I wonder if a great literary author is somehow hampered by their success. As in, after they realize that their first novel is "great" in the minds of the world, that knowledge somehow erodes their confidence that they can duplicate or surpass their own success. They become so afraid of failing to live up to everyone's expectations that they give up. 

If that's the price of great success, sign me up for a lifetime of mediocre acclaim!


----------



## tim290280 (Jan 11, 2011)

Eric C said:


> *The more literary the novel the longer it takes, I'd say*. Franzen took nine years between his last two books, as I recall. In the meantime Harlen Coben published every year.


Why? I cannot think of any justification for this at all.


----------



## Marc Coburn (Mar 14, 2011)

tim290280 said:


> Why? I cannot think of any justification for this at all.


I agree. If one looks at what Ernest Hemingway or Henry James have published and how often, it is impossible to agree with this thesis.


----------



## Jamie Case (Feb 15, 2011)

Marc Coburn said:


> I agree. If one looks at what Ernest Hemingway or Henry James have published and how often, it is impossible to agree with this thesis.


Ernest Hemingway and Henry James were never on Oprah, never appeared on the cover of Time Magazine with the caption "Great American Novelist" and never had the POTUS photographed with a pre-publication copy of their novel all within the space of a free months. Pressure much?

Literary novelists today are faced with the expectation that their books be *important*. Important is not the same as meaningful, which used to be the standard before we lived in a 24-hour media circus. Important is very, very rare.

It's like asking genre writers to publish books that are wholly original. Good luck with that.


----------



## tim290280 (Jan 11, 2011)

Jamie Case said:


> Ernest Hemingway and Henry James were never on Oprah, never appeared on the cover of Time Magazine with the caption "Great American Novelist" and never had the POTUS photographed with a pre-publication copy of their novel all within the space of a free months. Pressure much?
> 
> Literary novelists today are faced with the expectation that their books be *important*. Important is not the same as meaningful, which used to be the standard before we lived in a 24-hour media circus. Important is very, very rare.
> 
> It's like asking genre writers to publish books that are wholly original. Good luck with that.


So you are saying that literary authors are having to actually put effort into writing, as opposed to anyone else who takes pride in their work?!?


----------



## Jamie Case (Feb 15, 2011)

tim290280 said:


> So you are saying that literary authors are having to actually put effort into writing, as opposed to anyone else who takes pride in their work?!?

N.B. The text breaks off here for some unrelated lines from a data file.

def _ptr(t):
    return C.c_void_p(t.data_ptr()) if t is not None else C.c_void_p(0)


def _stream():
    return C.c_void_p(torch.cuda.current_stream().cuda_stream)


def _dev_f32(t, name):
    if not (t.is_cuda and t.dtype == torch.float32 and t.is_contiguous()):
        raise ValueError("%s must be a contiguous float32 tensor on the GPU" % name)
    return t


class Net(object):

    DTYPES = {"fp32": 0, "f32": 0, "float32": 0, "bf16": 1, "bfloat16": 1}

    def __init__(self, in_channels=5, num_classes=2, dtype="fp32"):
        self.lib = _lib.lib()
        if dtype not in self.DTYPES:
            raise ValueError("dtype must be 'fp32' or 'bf16', got %r" % (dtype,))
        self.dtype = "bf16" if self.DTYPES[dtype] else "fp32"
        heads = list(num_classes) if isinstance(num_classes, (list, tuple)) else [int(num_classes)]
        self.head_dims = heads
        arr = (C.c_int * len(heads))(*heads)
        self.handle = self.lib.io_net_create(int(in_channels), len(heads), arr)
        if not self.handle:
            raise RuntimeError("io_net_create failed: " + _lib.last_error())
        _lib.check(self.lib.io_net_set_dtype(self.handle, self.DTYPES[dtype]), "io_net_set_dtype")
        self.in_channels = int(in_channels)
        self.param_floats = int(self.lib.io_net_param_floats(self.handle))
        self.running_floats = int(self.lib.io_net_running_floats(self.handle))
        self.num_logits = int(self.lib.io_net_num_logits(self.handle))
        self.tensors = []
        info = _lib.TensorInfo()
        for i in range(self.lib.io_net_num_tensors(self.handle)):
            _lib.check(self.lib.io_net_tensor_info(self.handle, i, C.byref(info)), "io_net_tensor_info")
            self.tensors.append(dict(name=info.name.decode(), kind=info.kind,
                                     shape=tuple(info.shape[k] for k in range(info.ndim)),
                                     offset=int(info.offset), numel_storage=int(info.numel_storage),
                                     cin_storage=int(info.cin_storage), bn_index=int(info.bn_index),
                                     running_offset=int(info.running_offset)))

    def __del__(self):
        try:
            if getattr(self, "handle", None):
                self.lib.io_net_destroy(self.handle)
                self.handle = None
        except Exception:
            pass

    def workspace_bytes(self, N, S, training):
        n = int(self.lib.io_net_workspace_bytes(self.handle, int(N), int(S), int(bool(training))))
        if n == 0:
            raise RuntimeError("io_net_workspace_bytes: " + _lib.last_error())
        return n

    def activation_offset(self, N, S, which):
        off = int(self.lib.io_net_activation_offset(self.handle, int(N), int(S), int(which)))
        if off < 0:
            raise RuntimeError("io_net_activation_offset: " + _lib.last_error())
        return off

    def forward(self, params, running, x8, N, S, G, training, ws, logits):
        _lib.require_gpu()
        _lib.check(self.lib.io_net_forward(self.handle, _ptr(params), _ptr(running), _ptr(x8), int(N), int(S),
                                           int(G), int(bool(training)), _ptr(ws), ws.numel() * ws.element_size(),
                                           _ptr(logits), _stream()), "io_net_forward")

    def workspace_bytes_hw(self, N, H, W):
        n = int(self.lib.io_net_workspace_bytes_hw(self.handle, int(N), int(H), int(W)))
        if n == 0:
            raise RuntimeError("io_net_workspace_bytes_hw: " + _lib.last_error())
        return n

    def forward_eval_hw(self, params, running, x8, N, H, W, ws, logits):
        _lib.require_gpu()
        _lib.check(self.lib.io_net_forward_eval_hw(self.handle, _ptr(params), _ptr(running), _ptr(x8), int(N), int(H),
                                                   int(W), _ptr(ws), ws.numel() * ws.element_size(), _ptr(logits),
                                                   _stream()), "io_net_forward_eval_hw")

    def backward(self, params, grads, x8, dlogits, N, S, G, ws, stages=None):
        _lib.require_gpu()
        if stages is None:
            _lib.check(self.lib.io_net_backward(self.handle, _ptr(params), _ptr(grads), _ptr(x8), _ptr(dlogits),
                                                int(N), int(S), int(G), _ptr(ws), ws.numel() * ws.element_size(),
                                                _stream()), "io_net_backward")
        else:
            _lib.check(self.lib.io_net_backward_stages(self.handle, _ptr(params), _ptr(grads), _ptr(x8), _ptr(dlogits),
                                                       int(N), int(S), int(G), _ptr(ws), ws.numel() * ws.element_size(),
                                                       int(stages[0]), int(stages[1]), _stream()),
                       "io_net_backward_stages")

    @property
    def backward_stages(self):
        return int(self.lib.io_net_backward_num_stages(self.handle))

Effort, pride, and important are not synonyms.


----------



## Moissanitejewel (Mar 17, 2011)

Completely depends. I have a friend who has written two novels, both being published, and two more on the way. It's been a year and a half. I self worked on one of mine while publishing with a company on my other and it's been two and a half years. It really depends on the author, natural talent, how much they edit, and also what they write. Romance novels seem to be churned out a little quicker than series. I guess since there's less world building that's needed? Or maybe I'm just naturally slower.


----------



## Marc Coburn (Mar 14, 2011)

It also simply depends on the amount of time an author can find for writing.  Some people can dedicate all their time to writing, others have to work 40h/week or raise three children or both or ...


----------



## brianrowe (Mar 10, 2011)

*I imagine if you're a really good creative writer you could write 2 good books in a year. 3 or more seems less likely, but not impossible. If someone's churning out 4-5 books a year, odds are they'll be mediocre at best. *


----------



## Eric C (Aug 3, 2009)

tim290280 said:


> Why? I cannot think of any justification for this at all.


I'm fairly sure that if you did a statistical analysis of literary versus genre fiction there would be a statistically significant difference found in how many books the former versus latter group produce per decade.

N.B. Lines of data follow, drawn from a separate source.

# daovietanh190499/3D_Reconstruction

Measured on AMD Instinct MI355X. Metric: image-pairs matched/sec, higher is better.
Workload: dtype f32 descriptors: int8 MFMA certified filter + f64 re-score; 1 GPU; C3/C4 all-pairs BF-L2 + ratio 0.75: 257 imgs x 4096 kpts x 256-d, exact f32-input semantics (oracle.match.bf_match_exact, bit for bit); pairs=32896, api=dist.match_all_pairs_sharded(exact=True), match_mode=exact-float, parallelism=pairs/1

## Files before the change

### 3d_reconstruction_amd/csrc/fp6_sched.h

```cpp
#pragma once

namespace sfmhip {

template <int KK, int NS>
struct Fp6Sched {
    static constexpr int MPT = KK * NS;
    static constexpr int F = (KK - 1) * NS + 5;
    static constexpr int kBudget = KK == 1 ? 3 : 2;
    static_assert(F + 1 < MPT, "a spilled maximum reads its chain before the next tile rewrites it");
    static constexpr int chain(int g, int which) { return (g - F - which + MPT) % MPT; }
    static constexpr bool back(int g, int which) { return g - F - which < 0; }
    static constexpr int load(int g) { return (chain(g, 0) < NS) + (chain(g, 1) < NS); }
    static constexpr int before(int g, int which) {
        const int f = F + which, wrap = f + NS - MPT;
        return (g < wrap ? g : wrap) + (g > f ? g - f : 0);
    }
    static constexpr int merge(int h, int j) {
        const int g = h % MPT;
        const int k = (h / MPT) * (kBudget * MPT - 2 * NS) + kBudget * g - before(g, 0) - before(g, 1);
        return (j < kBudget - load(g) && k + j < 4 * NS) ? k + j : -1;
    }
    static constexpr int merge_chain(int k) { return 2 * (k / 8) + ((0xCA >> (k % 8)) & 1); }
    static constexpr int merge_step(int k) { return (0x3232'1100 >> (4 * (k % 8))) & 15; }
    static constexpr int kOwedFirst = MPT - F, kOwedSecond = MPT - F - 1;
    static constexpr bool merge_ready() {
        for (int c = 0; c < NS; ++c) {
            int h = 0;
            while (true) {
                bool found = false;
                for (int j = 0; j < kBudget; ++j) found |= merge(h, j) == 8 * (c / 2) + c % 2;
                if (found) break;
                ++h;
            }
            if (h < F + 1 + c - MPT) return false;
        }
        return true;
    }
};

__device__ __forceinline__ void fp6_merge_step(int step, float m, int rid, bool& up, float& w1, float& w2, int& wr) {
    const float a = w1, b = w2;
    const int r = wr;
    const bool u = up;
    if (step == 0) up = m > a;
    else if (step == 1) w2 = __builtin_amdgcn_fmed3f(a, b, m);
    else if (step == 2) wr = u ? rid : r;
    else w1 = u ? m : a;
}

}
```

### 3d_reconstruction_amd/csrc/match_dev.h

```cpp
#pragma once

#include "common.h"
#include <climits>

namespace sfmhip {

typedef int i32x2 __attribute__((ext_vector_type(2)));
typedef int i32x4 __attribute__((ext_vector_type(4)));
typedef int i32x8 __attribute__((ext_vector_type(8)));
typedef float f32x4 __attribute__((ext_vector_type(4)));

constexpr int kJB = 128;

template <int D>
__device__ __forceinline__ int swz_off(int r, int c) {
    constexpr int CPR = D / 16;
    constexpr int RPB = 256 / D;
    return r * D + ((c ^ ((r / RPB) % CPR)) << 4);
}

__device__ __forceinline__ int max3i(int a, int b, int c) {
    int r;
    asm("v_max3_i32 %0, %1, %2, %3" : "=v"(r) : "v"(a), "v"(b), "v"(c));
    return r;
}
__device__ __forceinline__ int med3i(int a, int b, int c) {
    int r;
    asm("v_med3_i32 %0, %1, %2, %3" : "=v"(r) : "v"(a), "v"(b), "v"(c));
    return r;
}

template <int D, int WAVES>
struct Stager {
    static constexpr int CPR = D / 16;
    static constexpr int RPB = 256 / D;
    static constexpr int TILE = kJB * D;
    static constexpr int NI = TILE / 1024;
    static constexpr int PER_WAVE = NI / WAVES;
    static constexpr int LDT = TILE / 16 / (64 * WAVES);
    static_assert(NI % WAVES == 0 && LDT >= 1, "block / workgroup mismatch");

    __device__ static void dma(const int8_t* src, const int32_t* ksrc, int8_t* dst, int32_t* kdst, int wave,
                               int lane) {
#pragma unroll
        for (int u = 0; u < PER_WAVE; ++u) {
            const int ins = wave * PER_WAVE + u;
            const int rows_per_ins = 1024 / D;
            const int r0 = ins * rows_per_ins;
            const int r = r0 + lane / CPR;
            const int c = (lane % CPR) ^ ((r / RPB) % CPR);
            __builtin_amdgcn_global_load_lds(
                (__attribute__((address_space(1))) void*)(src + (size_t)r * D + c * 16),
                (__attribute__((address_space(3))) void*)(dst + r0 * D), 16, 0, 0);
        }
        if (wave == WAVES - 1) {
#pragma unroll
            for (int u = 0; u < 2; ++u)
                __builtin_amdgcn_global_load_lds(
                    (__attribute__((address_space(1))) void*)(ksrc + u * 64 + lane),
                    (__attribute__((address_space(3))) void*)(kdst + u * 64), 4, 0, 0);
        }
    }
};

template <int MF> struct Mfma;
template <> struct Mfma<16> {
    using acc_t = i32x4;
    static constexpr int NREG = 4, KB = 64;
    __device__ static acc_t run(i32x4 a, i32x4 b, acc_t c) {
        return __builtin_amdgcn_mfma_i32_16x16x64_i8(a, b, c, 0, 0, 0);
    }
    __device__ static int row(int q, int grp) { return 4 * grp + q; }
};

struct CertArgs {
    const double* erow;
    const double* eimg;
    double inv_s;
    int force;
};
constexpr int kUndecidedBase = -3;
constexpr int kValueOnlyTiles = 4;
__device__ __forceinline__ int sqrt8_ceil(int d2) {
    const long long t = 64LL * d2;
    int u = (int)ceil(sqrt((double)t));
    while (u > 0 && (long long)(u - 1) * (u - 1) >= t) --u;
    while ((long long)u * u < t) ++u;
    return u;
}
template <typename OutT>
__device__ __forceinline__ int undecided_mark(int d2) {
    if constexpr (sizeof(OutT) == 2) return kUndecidedBase - sqrt8_ceil(d2);
    else return kUndecidedBase - d2;
}
template <typename OutT>
__device__ __forceinline__ double mark_sqrt_d2(int mark) {
    if constexpr (sizeof(OutT) == 2) return (double)(kUndecidedBase - mark) * 0.125;
    else return sqrt((double)(kUndecidedBase - mark));
}

__device__ __forceinline__ int certify(int d1lo, int d1hi, int d2lo, int d2hi, double E, double inv_s, double rn2,
                                       double rd2) {
    const double up = 1.0 + 0x1p-50, dn = 1.0 - 0x1p-50;
    const double s1l = sqrt((double)d1lo) * inv_s, s1h = sqrt((double)d1hi) * inv_s;
    const double s2l = sqrt((double)d2lo) * inv_s, s2h = sqrt((double)d2hi) * inv_s;
    const double a1 = fmax(s1l * dn - E * up, 0.0), b1 = (s1h + E) * up;
    const double a2 = fmax(s2l * dn - E * up, 0.0), b2 = (s2h + E) * up;
    const double wl = 1.0 - 1e-12, wh = 1.0 + 1e-12;
    const double lo1 = a1 * a1 * wl, hi1 = b1 * b1 * wh, lo2 = a2 * a2 * wl, hi2 = b2 * b2 * wh;
    if (rd2 * lo1 >= rn2 * hi2) return 0;
    if (hi1 < lo2 && rd2 * hi1 < rn2 * lo2) return 1;
    return -1;
}

template <int D, int MF, int NS, int VG, typename OutT>
__device__ __forceinline__ void value_only_tail(const int (&w1)[NS], const int (&w2)[NS], const int (&wr)[NS],
                                                const int8_t* __restrict__ desc, const int8_t* __restrict__ bdesc,
                                                const int32_t* __restrict__ bkeys, const int32_t* __restrict__ norms,
                                                int a, int b, int m_pad, int na_rows, int ibase, int grp, int lr,
                                                int lane, long long rn2, long long rd2, OutT* __restrict__ out_m,
                                                const CertArgs& ca) {
    constexpr int NG = 64 / MF;
    int v1 = INT_MIN, v2 = INT_MIN, loc = 0;
#pragma unroll
    for (int s = 0; s < NS; ++s) {
        int a1 = w1[s], a2 = w2[s], al = wr[s] * NG + grp;
#pragma unroll
        for (int off = MF; off < 64; off <<= 1) {
            const int o1 = __shfl_xor(a1, off), o2 = __shfl_xor(a2, off), ol = __shfl_xor(al, off);
            const bool mine = a1 > o1 || (a1 == o1 && al < ol);
            a2 = max3i(min(a1, o1), a2, o2);
            al = mine ? al : ol;
            a1 = max(a1, o1);
        }
        if (s == grp) { v1 = a1; v2 = a2; loc = al; }
    }
    const int i = ibase + grp * MF + lr;
    int res = -1, na = 0, du1 = 0, hidx = -1;
    double E = 0.0;
    bool survivor = false;
    if (i < na_rows) {
        na = norms[(size_t)a * m_pad + i];
        du1 = na - 2 * v1;
        const int du2ub = na - 2 * v2;
        E = ca.erow[(size_t)a * m_pad + i] + ca.eimg[b];
        if (ca.force)
            res = undecided_mark<OutT>(min(du2ub, D * 255 * 255));
        else
            survivor = certify(max(du1 - 1, 0), du1, max(du1 - 1, 0), du2ub, E, ca.inv_s, (double)rn2,
                               (double)rd2) != 0;
    }
    constexpr int NC = 4 * VG;
    constexpr int LPC = (64 / NC) < (D / 16) ? (64 / NC) : (D / 16);
    constexpr int BPL = D / LPC;
    const int c = min(lane / LPC, NC - 1), part = lane % LPC;
    unsigned long long bal = __ballot(survivor);
    while (bal) {
        const int l = __builtin_ctzll(bal);
        bal &= bal - 1;
        const int ri = __shfl(i, l), rv = __shfl(v1, l), rl = __shfl(loc, l);
        const int j0 = (rl / NG) * VG * MF + 4 * (rl % NG);
        const int j = j0 + (c >> 2) * MF + (c & 3);
        const int8_t* pa = desc + ((size_t)a * m_pad + ri) * D + part * BPL;
        const int8_t* pb = bdesc + (size_t)j * D + part * BPL;
        int dot = 0;
#pragma unroll
        for (int w = 0; w < BPL / 16; ++w) {
            const i32x4 x = *reinterpret_cast<const i32x4*>(pa + 16 * w);
            const i32x4 y = *reinterpret_cast<const i32x4*>(pb + 16 * w);
#pragma unroll
            for (int e = 0; e < 4; ++e) dot = __builtin_amdgcn_sdot4(x[e], y[e], dot, false);
        }
#pragma unroll
        for (int off = 1; off < LPC; off <<= 1) dot += __shfl_xor(dot, off);
        const int u = dot + bkeys[j];
        const bool hit = lane < NC * LPC && part == 0 && u == rv;
        const unsigned long long hb = __ballot(hit);
        int x = u == rv ? INT_MIN : u;
#pragma unroll
        for (int off = LPC; off < 64; off <<= 1) x = max(x, __shfl_xor(x, off));
        if (lane == l) {
            const bool one = __popcll(hb) == 1;
            v2 = max(v2, one ? x : rv);
            if (one) {
                const int hc = __builtin_ctzll(hb) / LPC;
                hidx = j0 + (hc >> 2) * MF + (hc & 3);
            }
        }
    }
    if (survivor) {
        const int du2 = na - 2 * v2;
        const int v = certify(max(du1 - 1, 0), du1, max(du2 - 1, 0), du2, E, ca.inv_s, (double)rn2, (double)rd2);
        res = v == 0 ? -1 : (v > 0 && hidx >= 0) ? hidx : undecided_mark<OutT>(du2);
    }
    if (i < m_pad) out_m[i] = (OutT)res;
}

constexpr int kMatchRows = 256;
constexpr int kMatchFp6Rows = 512;

struct FilterLaunch {
    const int8_t* desc;
    const int32_t* norms;
    const int32_t* keys;
    const int32_t* n_kpts;
    int m_pad, d;
    const int32_t* pairs;
    int n_iblk, nwg;
    long long rn2, rd2;
    CertArgs ca;
    hipStream_t stream;
    int32_t *dist1, *dist2;
    const uint8_t* dense;
    const float* hf;
};
template <typename OutT> int launch_match_cert(const FilterLaunch& f, OutT* matches0);
template <typename OutT> int launch_match_fp6(const FilterLaunch& f, OutT* matches0);
struct ResolveLaunch;
template <typename OutT> int launch_resolve(const ResolveLaunch& r, OutT* matches0);
void launch_key_values(const int32_t* keys, int64_t n, int32_t* h, float* hf, hipStream_t stream);

template <typename OutT>
inline int check_match_call(const char* entry, bool exact, int n_img, int P, int m_pad, int mode, int ratio_num,
                            int ratio_den, bool pointers, int rows_per_wg, int* n_iblk, int* nwg) {
    *n_iblk = *nwg = 0;
    SFMHIP_REQUIRE(n_img > 0 && P >= 0, "%s: bad counts", entry);
    SFMHIP_REQUIRE(m_pad > 0 && m_pad % kJB == 0, "%s: m_pad must be a positive multiple of 128", entry);
    if (exact) SFMHIP_REQUIRE(mode == 0 || mode == 1, "%s: mode must be 0 or 1", entry);
    SFMHIP_REQUIRE(ratio_num > 0 && ratio_den > 0 && ratio_num <= 65535 && ratio_den <= 65535,
                   "%s: ratio must be a positive fraction", entry);
    if constexpr (sizeof(OutT) == 2)
        SFMHIP_REQUIRE(m_pad <= 32767, "%s_i16: m_pad must be <= 32767 for an int16 graph", entry);
    if (P == 0) return SFMHIP_OK;
    SFMHIP_REQUIRE(pointers, "%s: null pointer", entry);
    *n_iblk = ceil_div(m_pad, rows_per_wg);
    const int64_t nwg64 = (int64_t)P * *n_iblk;
    SFMHIP_REQUIRE(nwg64 < INT_MAX, "%s: too many pairs for one launch", entry);
    *nwg = (int)nwg64;
    return SFMHIP_OK;
}

}
```

### 3d_reconstruction_amd/csrc/match_fp6.hip

```cpp
#include "match_dev.h"
#include "fp6_sched.h"

namespace sfmhip {
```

Consider John Banville as anecdotal evidence. He'll tell you he spends considerably more time writing his serious literature, his John Banville books, than his genre literature, his Benjamin Black books.

More anecdotal evidence: Arthur Golden took ten years to write Memoirs of a Geisha. But I can't think of a single genre author who devoted that amount of time to a genre book. Can you? (The closest I can come is T. Jefferson Parker who spent five years writing his first book. But that was a learning curve experience there, as he's come out with a book a year, roughly, ever since.)


----------



## tim290280 (Jan 11, 2011)

Jamie Case said:


> Effort, pride, and important are not synonyms.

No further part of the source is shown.